Kugel Mesh Hernia Patch Trial. Davol, Inc. and C.R. Bard, Inc. have scored a victory in the first Kugel Mesh Hernia Patch to go to trial in the multidistrict litigation currently underway in U.S. District Court in Rhode Island.
When it was first introduced, the Kugel Mesh Hernia Patch was heralded as an innovation in hernia treatment. Unfortunately, by 2005, the Food & Drug Administration (FDA) was receiving more and more reports of failure with the Kugel Patch.
The reports were so alarming that the FDA issued a Class I recall – the agency’s most urgent recall – of the Kugel Mesh X-Large Patch. By February 2007, the Kugel Patch recall had been expanded twice to several other sizes of the device.

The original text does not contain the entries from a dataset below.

# aiforvision/OCTA-autosegmentation

Hardware: AMD Instinct MI355X
Metric: synthetic OCTA samples/sec (graph + 304x304 image + 1216x1216 label triples) (higher is better)
Workload: dtype f64

## Files before the change

### include/octa_hip.h

```cpp
#ifndef OCTA_HIP_H
#define OCTA_HIP_H

#include <stddef.h>
#include <stdint.h>

#ifdef __cplusplus
extern "C" {
#endif

typedef struct octa_ctx octa_ctx;


int octa_abi_version(void);

const char *octa_last_error(void);

int octa_ctx_create(int device, octa_ctx **out);
void octa_ctx_destroy(octa_ctx *ctx);

size_t octa_ctx_scratch_bytes(const octa_ctx *ctx);

int octa_rasterize_2d(octa_ctx *ctx, int B, const double *d_edges, const int64_t *h_edge_off,
                      const uint8_t *d_keep, int no_pixels_x, int no_pixels_y, int mip_axis,
                      double min_radius, double max_radius, uint8_t *d_out, void *stream);
// ... 284 lines not shown
int octa_sim_geometry(int num_cus, int *h_out4);

int octa_sim_is_large(const octa_sim *sim);

int octa_sim_fields(octa_sim *sim, int sample, double *h_oxy, int64_t cap_oxy, int64_t *n_oxy, double *h_co2,
                    int64_t cap_co2, int64_t *n_co2);

int octa_sim_kat_kd_order(octa_ctx *ctx, const double *h_pts, int64_t n, const uint8_t *h_need, int32_t *h_indices);

int octa_sim_kat_kd_order_signflag(octa_ctx *ctx, const double *h_pts, int64_t n, const uint8_t *h_need, int32_t need_bits, int32_t *h_indices);

int octa_sim_kat_sample(octa_ctx *ctx, const double *h_cand, int64_t n_cand, const double *h_npos, const double *h_nrad, int64_t n_art,
                        double *h_oxy, int64_t n_oxy, int64_t cap_oxy, double eps_n, double eps_k, double eps_s, const double *h_cst8,
                        int64_t *h_n_out);

#ifdef __cplusplus
}
#endif
#endif
```

### octa_autosegmentation_amd/_native.py

```python
import contextlib
import ctypes
import os
import random as _random
import threading

import numpy as np

HERE = os.path.dirname(os.path.abspath(__file__))
LIB_PATH = os.environ.get("OCTA_HIP_LIB") or os.path.join(HERE, "liboctahip.so")

_lib = None
_ctxs = {}
_lock = threading.Lock()

c_void_p, c_int, c_double, c_size_t = ctypes.c_void_p, ctypes.c_int, ctypes.c_double, ctypes.c_size_t


def _struct(name, ints, ptrs):
    fields = [("struct_size", ctypes.c_uint32)] + [(k, c_int) for k in ints.split()] + [("slope", ctypes.c_float)] + [(k, c_void_p) for k in ptrs.split()]
    return type(name, (ctypes.Structure,), {"_fields_": fields})
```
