template <bool LP>
__global__ __launch_bounds__(SAMP_T) void sample_scan_kernel(
    const uint16_t* __restrict__ logits0, int V0, const uint32_t* __restrict__ bitmaps, int bm_words,
    const MttsSamplerCfg* __restrict__ cfgs, const LoopState* __restrict__ ls, const SeqState* __restrict__ seqs,
    SampleScratch sc, int single_vocab,
    int single_mask, int single_step, int single_channel) {
    __shared__ uint32_t hist[2048];
    __shared__ float shf[SAMP_T / 64];
    __shared__ int shi[SAMP_T / 64];
    __shared__ double shd[SAMP_T / 64];
    const int b = blockIdx.y, slice = blockIdx.x, tid = threadIdx.x;
    SampleCtx x;
    if (!sample_ctx(x, b, 0, logits0, nullptr, V0, 0, 0, bitmaps, bm_words, cfgs, ls, seqs, single_vocab, single_mask,
                    single_step, single_channel)) return;
    const MttsSamplerCfg cfg = cfgs[x.c];
    const bool want_hist = cfg.do_sample && cfg.top_k > 0 && cfg.top_k < x.V;
    for (int i = tid; i < 2048; i += SAMP_T) hist[i] = 0;
    __syncthreads();
    const int per = (x.V + SAMP_NS - 1) / SAMP_NS;
    const int i0 = slice * per, i1 = min(x.V, i0 + per);
    float bv = -INFINITY;
    int bi = 0x7fffffff;
    for (int i = i0 + tid; i < i1; i += SAMP_T) {
        float s = proc_score(x.lg, i, x.mask_id, x.bm, x.penalty, x.temp);
        argmax_merge(bv, bi, s, i);
        if (want_hist) atomicAdd(&hist[fkey(s) >> 21], 1u);
    }
    block_argmax(bv, bi, shf, shi);
    if (tid == 0) { sc.slice_val[b * SAMP_NS + slice] = bv; sc.slice_idx[b * SAMP_NS + slice] = bi; }
    if (LP && !cfg.do_sample) {
        float loc = 0.f;
        if (bv > -INFINITY)
            for (int i = i0 + tid; i < i1; i += SAMP_T) {
                const float s = proc_score(x.lg, i, x.mask_id, x.bm, x.penalty, x.temp);
                if (s > -INFINITY) loc += expf(s - bv);
            }
        double tot;
        (void)block_excl_scan<SAMP_T>((double)loc, shd, tot);
        if (tid == 0) sc.slice_sum[b * SAMP_NS + slice] = (float)tot;
    }
    if (want_hist)
        for (int i = tid; i < 2048; i += SAMP_T)
            if (hist[i]) atomicAdd(&sc.hist[(size_t)b * 2048 + i], hist[i]);
}

#define SAMP_FT 1024
#define NUC_BINS 2048
#define NUC_SCALE 35184372088832.0
typedef unsigned long long u64;

struct NucSel {
    uint32_t kmin;
    uint32_t kp;
    int idp;
};
__device__ __forceinline__ float unfkey(uint32_t k) { return __uint_as_float((k & 0x80000000u) ? (k & 0x7fffffffu) : ~k); }
__device__ __forceinline__ bool nuc_in(const NucSel& z, uint32_t key, int id) {
    return key > 0x007fffffu  && key >= z.kmin && (key > z.kp || (key == z.kp && id >= z.idp));
}
__device__ __forceinline__ int nuc_bin(uint32_t key, float lo) {
    const int b = (int)((unfkey(key) - lo) * ((float)(NUC_BINS - 1) / 32.0f));
    return min(max(b, 0), NUC_BINS - 1);
}

__device__ __forceinline__ u64 nuc_q(uint32_t key, float smax) { return (u64)((double)expf(unfkey(key) - smax) * NUC_SCALE); }

__device__ __forceinline__ void nuc_pass_a(const SampleCtx& x, float smax, float lo, uint32_t* __restrict__ keys,
                                           uint16_t* __restrict__ bins, unsigned int* cnt, u64* mass, int i0, int i1, int step) {
    for (int i = i0; i < i1; i += step) {
        const float s = proc_score(x.lg, i, x.mask_id, x.bm, x.penalty, x.temp) + 0.0f;
        const uint32_t key = fkey(s);
        keys[i] = key;
        if (s > -INFINITY) {
            const int d = nuc_bin(key, lo);
            bins[i] = (uint16_t)d;
            atomicAdd(&cnt[d], 1u);
            atomicAdd(&mass[d], nuc_q(key, smax));
        } else bins[i] = 0xffffu;
    }
}


__device__ __forceinline__ int topk_bin(const uint32_t* hist, uint32_t k, uint32_t* wsum, int* sh_b0) {
    const int tid = threadIdx.x, lane = tid & 63, wid = tid >> 6;
    const uint32_t* h = hist + tid * 8;
    uint32_t cnt[8], mine = 0;
#pragma unroll
    for (int j = 0; j < 8; ++j) { cnt[j] = h[j]; mine += cnt[j]; }
    uint32_t suf = mine;
#pragma unroll
    for (int o = 1; o < 64; o <<= 1) {
        uint32_t t = __shfl_down(suf, o, 64);
        if (lane + o < 64) suf += t;
    }
    if (lane == 0) wsum[wid] = suf;
    if (tid == 0) *sh_b0 = 0;
    __syncthreads();
    uint32_t above_waves = 0;
    for (int w = wid + 1; w < SAMP_T / 64; ++w) above_waves += wsum[w];
    const uint32_t above = above_waves + suf - mine;
    if (above < k && above + mine >= k) {
        uint32_t run = above;
        for (int j = 7; j >= 0; --j) {
            run += cnt[j];
            if (run >= k) { *sh_b0 = tid * 8 + j; break; }
        }
    }
    __syncthreads();
    return *sh_b0;
}

__global__ __launch_bounds__(SAMP_T) void sample_collect_kernel(
    const uint16_t* __restrict__ logits0, int V0, const uint32_t* __restrict__ bitmaps, int bm_words,
    const MttsSamplerCfg* __restrict__ cfgs, const LoopState* __restrict__ ls, const SeqState* __restrict__ seqs,
    SampleScratch sc, int full_cap, int single_vocab,
    int single_mask, int single_step, int single_channel) {
    __shared__ uint32_t wsum[SAMP_T / 64];
    __shared__ int sh_b0;
    const int b = blockIdx.y, slice = blockIdx.x, tid = threadIdx.x, lane = tid & 63, wid = tid >> 6;
    SampleCtx x;
    if (!sample_ctx(x, b, 0, logits0, nullptr, V0, 0, 0, bitmaps, bm_words, cfgs, ls, seqs, single_vocab, single_mask,
                    single_step, single_channel)) return;
    const MttsSamplerCfg cfg = cfgs[x.c];
    if (!cfg.do_sample) return;
    if (!(cfg.top_k > 0 && cfg.top_k < x.V) || cfg.top_k > SAMP_CAND) {
        __shared__ unsigned int a_cnt[2048];
        __shared__ unsigned long long a_mass[2048];
        float smax = sc.slice_val[b * SAMP_NS + (lane & (SAMP_NS - 1))];
        smax = wave_max(smax);
        for (int i = tid; i < 2048; i += SAMP_T) { a_cnt[i] = 0; a_mass[i] = 0; }
        __syncthreads();
        const int per = (x.V + SAMP_NS - 1) / SAMP_NS;
        const int i0 = slice * per, i1 = min(x.V, i0 + per);
        nuc_pass_a(x, smax, smax - 32.0f, (uint32_t*)(sc.full_idx + (size_t)b * full_cap), (uint16_t*)(sc.full_val + (size_t)b * full_cap),
                   a_cnt, a_mass, i0 + tid, i1, SAMP_T);
        __syncthreads();
        for (int i = tid; i < 2048; i += SAMP_T)
            if (a_cnt[i]) { atomicAdd(&sc.nuc_cnt[(size_t)b * 2048 + i], a_cnt[i]); atomicAdd(&sc.nuc_mass[(size_t)b * 2048 + i], a_mass[i]); }
        if (slice == 0 && tid == 0) { sc.cand_n[b] = SAMP_CAND + 1; sc.overflow[b] = 2; }
        return;
    }
    const int b0 = topk_bin(sc.hist + (size_t)b * 2048, (uint32_t)cfg.top_k, wsum, &sh_b0);
    const uint32_t ninf_key = fkey(-INFINITY);
    const int per = (x.V + SAMP_NS - 1) / SAMP_NS;
    const int i0 = slice * per, i1 = min(x.V, i0 + per);
    for (int i = i0 + tid; i < i1; i += SAMP_T) {
        float s = proc_score(x.lg, i, x.mask_id, x.bm, x.penalty, x.temp);
        uint32_t key = fkey(s);
        if ((int)(key >> 21) >= b0 && key > ninf_key) {
            uint32_t slot = atomicAdd(&sc.cand_n[b], 1u);
            if (slot < SAMP_CAND) { sc.cand_val[(size_t)b * SAMP_CAND + slot] = s; sc.cand_idx[(size_t)b * SAMP_CAND + slot] = i; }
        }
    }
}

The first lawsuit in the multidistrict litigation was brought by John Whitfield of Missouri
The first lawsuit in the multidistrict litigation was brought by John Whitfield of Missouri. who was implanted with the Kugel patch in 2004. Three years later, the patch failed, and Whitfield had to have 22 cm of his intestine removed in order to save his life.
The Rhode Island jury found the defendants negligent in the design of the Kugel patch, but ruled that the plaintiff did not prove that the negligent design directly caused or contributed to the damages he suffered.
Whitfield’s lawsuit was one of four “bellwether”, or test cases, slated for trial in the multidistrict litigation. The second bellwether case will go to trial in June.
Around 1,300 other lawsuits involving the Kugel Mesh Hernia Patch are pending in the multidistrict litigation currently underway in U.S. District Court in Rhode Island. Another 1,774 currently pending in Rhode Island Superior Court are scheduled to go to trial starting in July.